Task details
Search the data for the word "return" and copy out every line that has it.

Stored data
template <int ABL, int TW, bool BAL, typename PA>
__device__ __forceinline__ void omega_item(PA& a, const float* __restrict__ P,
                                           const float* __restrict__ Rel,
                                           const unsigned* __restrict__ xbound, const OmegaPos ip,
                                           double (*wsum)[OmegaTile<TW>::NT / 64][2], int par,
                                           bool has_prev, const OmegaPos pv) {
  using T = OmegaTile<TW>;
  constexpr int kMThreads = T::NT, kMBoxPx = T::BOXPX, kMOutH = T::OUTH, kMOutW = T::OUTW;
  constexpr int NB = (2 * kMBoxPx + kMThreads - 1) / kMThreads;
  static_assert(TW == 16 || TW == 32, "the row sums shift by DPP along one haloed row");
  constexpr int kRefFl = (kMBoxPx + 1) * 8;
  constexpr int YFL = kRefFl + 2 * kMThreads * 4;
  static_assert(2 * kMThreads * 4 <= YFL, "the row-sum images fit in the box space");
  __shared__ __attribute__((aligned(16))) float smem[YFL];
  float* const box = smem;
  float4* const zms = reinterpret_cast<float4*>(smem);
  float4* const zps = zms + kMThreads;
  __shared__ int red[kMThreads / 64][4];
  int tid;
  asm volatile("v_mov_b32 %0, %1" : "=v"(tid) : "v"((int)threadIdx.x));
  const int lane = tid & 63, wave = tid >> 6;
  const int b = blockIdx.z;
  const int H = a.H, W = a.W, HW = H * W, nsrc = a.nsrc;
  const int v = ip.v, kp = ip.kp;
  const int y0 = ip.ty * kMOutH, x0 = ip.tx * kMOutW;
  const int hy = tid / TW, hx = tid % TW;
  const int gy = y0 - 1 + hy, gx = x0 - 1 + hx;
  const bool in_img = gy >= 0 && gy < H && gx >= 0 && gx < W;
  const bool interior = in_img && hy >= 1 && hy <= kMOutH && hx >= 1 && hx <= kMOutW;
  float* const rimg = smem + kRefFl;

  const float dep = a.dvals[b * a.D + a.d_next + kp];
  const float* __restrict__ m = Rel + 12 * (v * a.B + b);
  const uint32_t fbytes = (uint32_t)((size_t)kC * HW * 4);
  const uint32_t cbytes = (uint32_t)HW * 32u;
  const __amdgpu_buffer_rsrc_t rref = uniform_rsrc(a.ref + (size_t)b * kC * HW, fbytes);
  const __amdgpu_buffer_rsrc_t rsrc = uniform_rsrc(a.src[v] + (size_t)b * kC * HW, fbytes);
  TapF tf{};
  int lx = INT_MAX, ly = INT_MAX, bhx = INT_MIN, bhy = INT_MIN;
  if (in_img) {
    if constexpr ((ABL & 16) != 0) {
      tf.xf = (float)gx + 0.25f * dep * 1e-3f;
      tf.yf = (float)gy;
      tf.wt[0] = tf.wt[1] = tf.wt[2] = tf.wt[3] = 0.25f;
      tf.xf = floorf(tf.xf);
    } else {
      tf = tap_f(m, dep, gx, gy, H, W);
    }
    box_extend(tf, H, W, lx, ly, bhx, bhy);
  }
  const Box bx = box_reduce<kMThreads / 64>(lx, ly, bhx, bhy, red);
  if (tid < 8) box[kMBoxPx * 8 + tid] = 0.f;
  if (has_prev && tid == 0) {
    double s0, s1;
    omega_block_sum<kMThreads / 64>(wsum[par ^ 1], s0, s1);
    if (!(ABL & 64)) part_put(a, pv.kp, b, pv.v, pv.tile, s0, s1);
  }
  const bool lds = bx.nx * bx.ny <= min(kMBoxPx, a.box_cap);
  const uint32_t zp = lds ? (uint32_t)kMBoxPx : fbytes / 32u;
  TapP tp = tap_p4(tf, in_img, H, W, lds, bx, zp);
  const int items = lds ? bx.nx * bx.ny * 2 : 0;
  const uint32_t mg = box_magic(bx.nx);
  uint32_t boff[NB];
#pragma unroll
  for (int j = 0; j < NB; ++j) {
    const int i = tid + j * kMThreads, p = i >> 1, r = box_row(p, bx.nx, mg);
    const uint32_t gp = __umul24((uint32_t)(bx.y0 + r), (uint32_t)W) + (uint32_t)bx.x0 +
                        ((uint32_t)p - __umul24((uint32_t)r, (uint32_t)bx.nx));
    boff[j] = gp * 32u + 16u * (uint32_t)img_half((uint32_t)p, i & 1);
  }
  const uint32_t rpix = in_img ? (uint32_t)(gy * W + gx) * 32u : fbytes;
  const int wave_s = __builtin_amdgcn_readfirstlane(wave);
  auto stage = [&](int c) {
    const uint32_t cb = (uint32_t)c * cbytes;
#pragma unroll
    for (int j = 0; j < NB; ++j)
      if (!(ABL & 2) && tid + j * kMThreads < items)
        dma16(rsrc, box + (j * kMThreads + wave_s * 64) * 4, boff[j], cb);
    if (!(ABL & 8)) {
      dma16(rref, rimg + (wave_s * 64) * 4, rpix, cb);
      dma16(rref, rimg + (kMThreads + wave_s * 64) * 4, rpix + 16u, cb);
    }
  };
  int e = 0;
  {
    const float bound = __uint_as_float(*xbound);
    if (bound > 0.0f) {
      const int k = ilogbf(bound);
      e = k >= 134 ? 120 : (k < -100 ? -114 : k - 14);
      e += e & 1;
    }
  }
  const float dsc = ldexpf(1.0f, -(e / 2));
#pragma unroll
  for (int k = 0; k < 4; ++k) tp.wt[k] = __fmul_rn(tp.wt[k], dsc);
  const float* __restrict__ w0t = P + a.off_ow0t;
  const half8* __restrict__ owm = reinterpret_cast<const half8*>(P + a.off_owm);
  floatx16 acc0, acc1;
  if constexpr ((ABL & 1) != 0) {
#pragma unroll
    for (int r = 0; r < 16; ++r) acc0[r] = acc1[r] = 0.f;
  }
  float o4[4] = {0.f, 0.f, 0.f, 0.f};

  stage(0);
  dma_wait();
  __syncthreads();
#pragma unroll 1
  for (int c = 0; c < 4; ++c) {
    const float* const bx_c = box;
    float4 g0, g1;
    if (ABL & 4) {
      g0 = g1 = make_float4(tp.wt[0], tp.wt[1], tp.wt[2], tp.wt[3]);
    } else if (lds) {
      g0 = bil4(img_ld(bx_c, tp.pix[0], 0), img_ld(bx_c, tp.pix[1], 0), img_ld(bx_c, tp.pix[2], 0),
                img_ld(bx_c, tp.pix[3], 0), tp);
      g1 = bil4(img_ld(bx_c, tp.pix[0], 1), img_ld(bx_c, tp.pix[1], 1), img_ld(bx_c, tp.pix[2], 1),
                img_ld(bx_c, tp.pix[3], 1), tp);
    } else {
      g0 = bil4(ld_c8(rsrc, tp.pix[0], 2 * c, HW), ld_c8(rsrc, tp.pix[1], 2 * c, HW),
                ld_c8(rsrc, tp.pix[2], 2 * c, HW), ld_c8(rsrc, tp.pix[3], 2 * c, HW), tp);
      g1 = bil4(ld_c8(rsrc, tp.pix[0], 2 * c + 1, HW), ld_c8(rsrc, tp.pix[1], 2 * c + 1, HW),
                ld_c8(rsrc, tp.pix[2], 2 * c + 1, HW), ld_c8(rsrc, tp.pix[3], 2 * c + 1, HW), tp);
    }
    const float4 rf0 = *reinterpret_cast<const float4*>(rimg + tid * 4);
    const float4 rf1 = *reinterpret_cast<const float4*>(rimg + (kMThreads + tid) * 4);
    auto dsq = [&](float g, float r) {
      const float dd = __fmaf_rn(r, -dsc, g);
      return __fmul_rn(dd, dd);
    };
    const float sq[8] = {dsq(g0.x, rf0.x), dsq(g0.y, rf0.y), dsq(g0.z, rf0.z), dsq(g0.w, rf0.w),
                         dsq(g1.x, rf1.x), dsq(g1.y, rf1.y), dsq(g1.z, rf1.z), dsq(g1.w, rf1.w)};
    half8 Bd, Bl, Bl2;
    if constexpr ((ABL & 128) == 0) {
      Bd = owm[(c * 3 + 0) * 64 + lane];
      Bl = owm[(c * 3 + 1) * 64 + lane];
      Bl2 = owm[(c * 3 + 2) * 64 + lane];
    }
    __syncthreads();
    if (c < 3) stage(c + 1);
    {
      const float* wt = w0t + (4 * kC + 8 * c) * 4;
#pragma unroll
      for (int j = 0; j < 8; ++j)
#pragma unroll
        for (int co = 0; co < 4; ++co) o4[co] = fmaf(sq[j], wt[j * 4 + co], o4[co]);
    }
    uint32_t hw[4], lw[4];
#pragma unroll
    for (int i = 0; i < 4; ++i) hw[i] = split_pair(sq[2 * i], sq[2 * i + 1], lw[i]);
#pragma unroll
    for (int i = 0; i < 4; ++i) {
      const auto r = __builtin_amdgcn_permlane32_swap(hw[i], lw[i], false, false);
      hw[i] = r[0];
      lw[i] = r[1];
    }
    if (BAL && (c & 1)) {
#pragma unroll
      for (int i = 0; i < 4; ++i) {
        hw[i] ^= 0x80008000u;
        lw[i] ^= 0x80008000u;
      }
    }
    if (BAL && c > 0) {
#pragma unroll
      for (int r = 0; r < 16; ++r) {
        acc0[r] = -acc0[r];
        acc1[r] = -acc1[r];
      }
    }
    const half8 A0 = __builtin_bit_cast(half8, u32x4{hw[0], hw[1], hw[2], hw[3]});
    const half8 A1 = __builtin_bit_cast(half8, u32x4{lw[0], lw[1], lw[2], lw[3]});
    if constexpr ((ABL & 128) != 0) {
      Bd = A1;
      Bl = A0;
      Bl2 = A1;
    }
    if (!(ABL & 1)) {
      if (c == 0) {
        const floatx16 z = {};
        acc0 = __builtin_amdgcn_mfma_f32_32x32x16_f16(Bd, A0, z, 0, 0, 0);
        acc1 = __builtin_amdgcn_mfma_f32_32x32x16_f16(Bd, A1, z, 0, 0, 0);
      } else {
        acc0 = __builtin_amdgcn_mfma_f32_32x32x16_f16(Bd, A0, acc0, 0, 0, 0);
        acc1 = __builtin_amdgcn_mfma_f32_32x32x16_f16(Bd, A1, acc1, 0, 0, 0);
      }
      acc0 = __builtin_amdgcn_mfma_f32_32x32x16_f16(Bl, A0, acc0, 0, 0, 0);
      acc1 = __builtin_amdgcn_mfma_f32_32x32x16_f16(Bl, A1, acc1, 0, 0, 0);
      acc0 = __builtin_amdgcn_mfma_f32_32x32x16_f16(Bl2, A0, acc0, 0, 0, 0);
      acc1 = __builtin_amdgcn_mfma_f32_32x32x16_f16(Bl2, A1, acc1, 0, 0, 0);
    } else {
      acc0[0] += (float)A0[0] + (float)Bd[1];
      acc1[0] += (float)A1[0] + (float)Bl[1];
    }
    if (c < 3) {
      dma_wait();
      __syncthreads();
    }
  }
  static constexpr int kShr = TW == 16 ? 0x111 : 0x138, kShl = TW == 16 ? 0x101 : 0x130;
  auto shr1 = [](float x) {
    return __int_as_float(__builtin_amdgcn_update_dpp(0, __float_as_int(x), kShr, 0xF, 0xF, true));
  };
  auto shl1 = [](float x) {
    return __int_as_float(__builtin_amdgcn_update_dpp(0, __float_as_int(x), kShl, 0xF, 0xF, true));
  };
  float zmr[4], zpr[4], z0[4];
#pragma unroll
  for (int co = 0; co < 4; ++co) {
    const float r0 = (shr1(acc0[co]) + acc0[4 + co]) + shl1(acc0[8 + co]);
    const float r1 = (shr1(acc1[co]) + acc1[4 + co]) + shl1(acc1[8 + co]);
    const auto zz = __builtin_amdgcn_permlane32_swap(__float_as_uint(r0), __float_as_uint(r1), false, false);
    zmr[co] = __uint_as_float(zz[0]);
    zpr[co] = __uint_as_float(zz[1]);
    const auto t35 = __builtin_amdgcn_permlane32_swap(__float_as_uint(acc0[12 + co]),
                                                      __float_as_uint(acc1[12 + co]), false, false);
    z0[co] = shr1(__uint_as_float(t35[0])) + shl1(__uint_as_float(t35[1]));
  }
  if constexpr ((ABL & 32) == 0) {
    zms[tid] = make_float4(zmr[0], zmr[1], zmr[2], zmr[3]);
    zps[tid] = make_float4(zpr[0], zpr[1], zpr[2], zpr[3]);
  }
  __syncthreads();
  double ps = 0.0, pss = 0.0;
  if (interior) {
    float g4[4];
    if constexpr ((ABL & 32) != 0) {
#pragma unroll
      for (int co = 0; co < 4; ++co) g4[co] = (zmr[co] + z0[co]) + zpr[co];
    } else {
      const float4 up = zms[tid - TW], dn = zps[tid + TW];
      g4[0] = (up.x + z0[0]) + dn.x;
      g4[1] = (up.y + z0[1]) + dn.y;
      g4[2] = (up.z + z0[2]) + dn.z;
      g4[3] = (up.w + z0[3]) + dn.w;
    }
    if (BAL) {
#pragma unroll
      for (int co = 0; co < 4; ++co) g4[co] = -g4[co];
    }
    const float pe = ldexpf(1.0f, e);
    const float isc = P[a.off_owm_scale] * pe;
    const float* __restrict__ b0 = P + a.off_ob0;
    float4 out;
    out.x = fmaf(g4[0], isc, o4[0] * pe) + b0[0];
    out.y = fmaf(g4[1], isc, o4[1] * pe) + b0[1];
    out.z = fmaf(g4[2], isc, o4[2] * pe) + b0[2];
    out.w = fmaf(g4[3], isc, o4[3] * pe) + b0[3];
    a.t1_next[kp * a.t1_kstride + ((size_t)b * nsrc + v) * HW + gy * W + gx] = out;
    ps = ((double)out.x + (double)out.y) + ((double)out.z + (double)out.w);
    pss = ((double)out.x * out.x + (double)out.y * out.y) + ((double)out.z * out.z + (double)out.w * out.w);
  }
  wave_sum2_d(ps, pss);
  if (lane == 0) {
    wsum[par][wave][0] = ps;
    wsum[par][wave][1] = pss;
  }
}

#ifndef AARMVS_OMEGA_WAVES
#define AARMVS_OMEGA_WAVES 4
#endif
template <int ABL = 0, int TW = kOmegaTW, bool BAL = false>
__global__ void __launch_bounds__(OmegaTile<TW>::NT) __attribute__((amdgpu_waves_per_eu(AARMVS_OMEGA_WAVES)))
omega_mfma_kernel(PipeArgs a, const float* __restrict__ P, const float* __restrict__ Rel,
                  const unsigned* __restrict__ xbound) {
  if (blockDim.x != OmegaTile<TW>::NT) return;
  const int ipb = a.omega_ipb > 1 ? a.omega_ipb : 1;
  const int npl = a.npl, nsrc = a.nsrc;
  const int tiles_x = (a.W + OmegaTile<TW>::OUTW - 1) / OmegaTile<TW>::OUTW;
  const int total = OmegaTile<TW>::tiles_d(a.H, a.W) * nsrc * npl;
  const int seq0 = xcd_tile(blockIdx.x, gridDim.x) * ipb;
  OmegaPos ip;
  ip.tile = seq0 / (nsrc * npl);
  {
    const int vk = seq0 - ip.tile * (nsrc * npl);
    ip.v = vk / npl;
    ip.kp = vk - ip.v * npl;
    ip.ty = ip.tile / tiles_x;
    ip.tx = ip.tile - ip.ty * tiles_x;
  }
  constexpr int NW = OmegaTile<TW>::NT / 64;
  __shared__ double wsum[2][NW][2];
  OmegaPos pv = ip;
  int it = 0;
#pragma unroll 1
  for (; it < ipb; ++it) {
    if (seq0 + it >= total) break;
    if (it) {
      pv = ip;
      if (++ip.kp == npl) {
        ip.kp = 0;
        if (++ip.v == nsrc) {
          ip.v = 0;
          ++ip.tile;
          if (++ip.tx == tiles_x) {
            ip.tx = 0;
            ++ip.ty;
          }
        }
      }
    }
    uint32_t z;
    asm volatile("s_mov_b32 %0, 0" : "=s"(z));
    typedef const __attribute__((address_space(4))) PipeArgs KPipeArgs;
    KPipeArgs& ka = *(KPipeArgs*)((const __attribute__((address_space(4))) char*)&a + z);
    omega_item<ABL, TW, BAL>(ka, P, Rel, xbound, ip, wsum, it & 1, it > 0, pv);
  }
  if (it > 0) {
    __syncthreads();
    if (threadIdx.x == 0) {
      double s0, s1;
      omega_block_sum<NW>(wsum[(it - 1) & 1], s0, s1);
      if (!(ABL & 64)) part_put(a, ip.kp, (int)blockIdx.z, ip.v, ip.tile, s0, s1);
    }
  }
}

Result for this exercise
      return __fmul_rn(dd, dd);
    return __int_as_float(__builtin_amdgcn_update_dpp(0, __float_as_int(x), kShr, 0xF, 0xF, true));
    return __int_as_float(__builtin_amdgcn_update_dpp(0, __float_as_int(x), kShl, 0xF, 0xF, true));
  if (blockDim.x != OmegaTile<TW>::NT) return;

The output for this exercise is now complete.